extern "C" int emp_conv_bn_act_proj_nhwc(const float *x, const float *w_okkc, const float *scale, const float *shift,
                                         int relu, int N, int H, int W, int Cin, int Cout, int KH, int KW, int stride,
                                         int pad, int dil, const float *proj_w, int proj_n, float *proj_out,
                                         float *out, int64_t out_pixel_stride, void *stream)
{
    EMP_REQUIRE(x && w_okkc && proj_w && proj_out, "conv_proj: null pointer");
    EMP_REQUIRE(N >= 0 && H > 0 && W > 0 && Cin > 0 && Cin % CG_BK == 0, "conv_proj: bad shape (Cin %% %d)", CG_BK);
    EMP_REQUIRE(Cout == 128 || Cout == 256, "conv_proj: Cout %d must be 128 or 256 (at most two cout tiles)", Cout);
    EMP_REQUIRE(proj_n >= 1 && proj_n <= 4, "conv_proj: proj_n %d not in 1..4", proj_n);
    EMP_REQUIRE(KH >= 1 && KW >= 1 && KH <= 7 && KW <= 7 && stride >= 1 && dil >= 1 && pad >= 0, "conv_proj: bad filter geometry");
    const int OH = (H + 2 * pad - dil * (KH - 1) - 1) / stride + 1;
    const int OW = (W + 2 * pad - dil * (KW - 1) - 1) / stride + 1;
    EMP_REQUIRE(OH > 0 && OW > 0, "conv_proj: empty output");
    if (out_pixel_stride == 0) out_pixel_stride = Cout;
    EMP_REQUIRE(((reinterpret_cast<uintptr_t>(x) | reinterpret_cast<uintptr_t>(w_okkc) | reinterpret_cast<uintptr_t>(proj_w) |
                  reinterpret_cast<uintptr_t>(out)) & 15) == 0 && (out_pixel_stride & 3) == 0, "conv_proj: alignment");
    EMP_REQUIRE(out != x, "conv_proj: output cannot alias the input");
    if (N == 0) return EMP_OK;
    ConvGeom g;
    g.x = x; g.w = w_okkc; g.scale = scale; g.shift = shift; g.res = nullptr; g.out = out;
    g.N = N; g.H = H; g.W = W; g.Cin = Cin; g.OH = OH; g.OW = OW; g.Cout = Cout; g.KH = KH; g.KW = KW;
    g.stride = stride; g.pad = pad; g.dil = dil; g.relu = relu;
    g.M = (int64_t)N * OH * OW; g.out_ps = out_pixel_stride; g.res_ps = Cout;
    g.x_bs = g.w_bs = g.out_bs = 0; g.tiles = nullptr;
    g.proj_w = proj_w; g.proj_out = proj_out; g.proj_n = proj_n; g.hw = (int64_t)OH * OW;
    const CgPlan pl = cg_plan(g.M, Cout, 1, false, true, false);
    g.tiles_m = pl.tiles_m;
    g.tiles_n = pl.tiles_n;
    const int T = g.tiles_m * g.tiles_n;
    const int grid = 8 * ((T + 7) / 8);
#define CG_GOP(BK_, GL_) hipLaunchKernelGGL((conv_igemm_f32_kernel<2, 0, false, BK_, true, GL_>), dim3(grid), dim3(CG_THREADS), 0, emp_stream(stream), g)
    if (pl.glds) { if (pl.slab == 16) CG_GOP(16, true); else CG_GOP(32, true); }
    else { if (pl.slab == 16) CG_GOP(16, false); else CG_GOP(32, false); }
#undef CG_GOP
    EMP_CHECK_LAUNCH("emp_conv_bn_act_proj_nhwc");
    return EMP_OK;
}


__global__ __launch_bounds__(256) void wino_input_kernel(const float *__restrict__ x, const int32_t *__restrict__ tiles,
                                                         int64_t T, int H, int W, int C4, int dil, float4 *__restrict__ V)
{
    const int64_t total = T * C4;
    for (int64_t i = (int64_t)blockIdx.x * blockDim.x + threadIdx.x; i < total; i += (int64_t)gridDim.x * blockDim.x) {
        const int c4 = (int)(i % C4);
        const int64_t t = i / C4;
        const int n = tiles[3 * t], by = tiles[3 * t + 1], bx = tiles[3 * t + 2];
        const float4 *src = reinterpret_cast<const float4 *>(x) + (int64_t)n * H * W * C4 + c4;
        float4 d[4][4];
#pragma unroll
        for (int a = 0; a < 4; ++a)
#pragma unroll
            for (int b = 0; b < 4; ++b) {
                const int yy = by + a * dil, xx = bx + b * dil;
                d[a][b] = make_float4(0.f, 0.f, 0.f, 0.f);
                if (yy >= 0 && yy < H && xx >= 0 && xx < W) d[a][b] = src[((int64_t)yy * W + xx) * C4];
            }
#define W_SUB(p, q) make_float4(__fsub_rn(p.x, q.x), __fsub_rn(p.y, q.y), __fsub_rn(p.z, q.z), __fsub_rn(p.w, q.w))
#define W_ADD(p, q) make_float4(__fadd_rn(p.x, q.x), __fadd_rn(p.y, q.y), __fadd_rn(p.z, q.z), __fadd_rn(p.w, q.w))
        float4 tt[4][4];
#pragma unroll
        for (int a = 0; a < 4; ++a) {
            tt[a][0] = W_SUB(d[a][0], d[a][2]);
            tt[a][1] = W_ADD(d[a][1], d[a][2]);
            tt[a][2] = W_SUB(d[a][2], d[a][1]);
            tt[a][3] = W_SUB(d[a][1], d[a][3]);
        }
        float4 *dst = V + t * C4 + c4;
        const int64_t ps = T * C4;
#pragma unroll
        for (int v = 0; v < 4; ++v) {
            dst[(0 * 4 + v) * ps] = W_SUB(tt[0][v], tt[2][v]);
            dst[(1 * 4 + v) * ps] = W_ADD(tt[1][v], tt[2][v]);
            dst[(2 * 4 + v) * ps] = W_SUB(tt[2][v], tt[1][v]);
            dst[(3 * 4 + v) * ps] = W_SUB(tt[1][v], tt[3][v]);
        }
    }
}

> [WORK ORDER]:
Filter the listing above, keeping only the lines with "false".

> [RESPONSE TO THIS EXERCISE]:
    const CgPlan pl = cg_plan(g.M, Cout, 1, false, true, false);
#define CG_GOP(BK_, GL_) hipLaunchKernelGGL((conv_igemm_f32_kernel<2, 0, false, BK_, true, GL_>), dim3(grid), dim3(CG_THREADS), 0, emp_stream(stream), g)
    else { if (pl.slab == 16) CG_GOP(16, false); else CG_GOP(32, false); }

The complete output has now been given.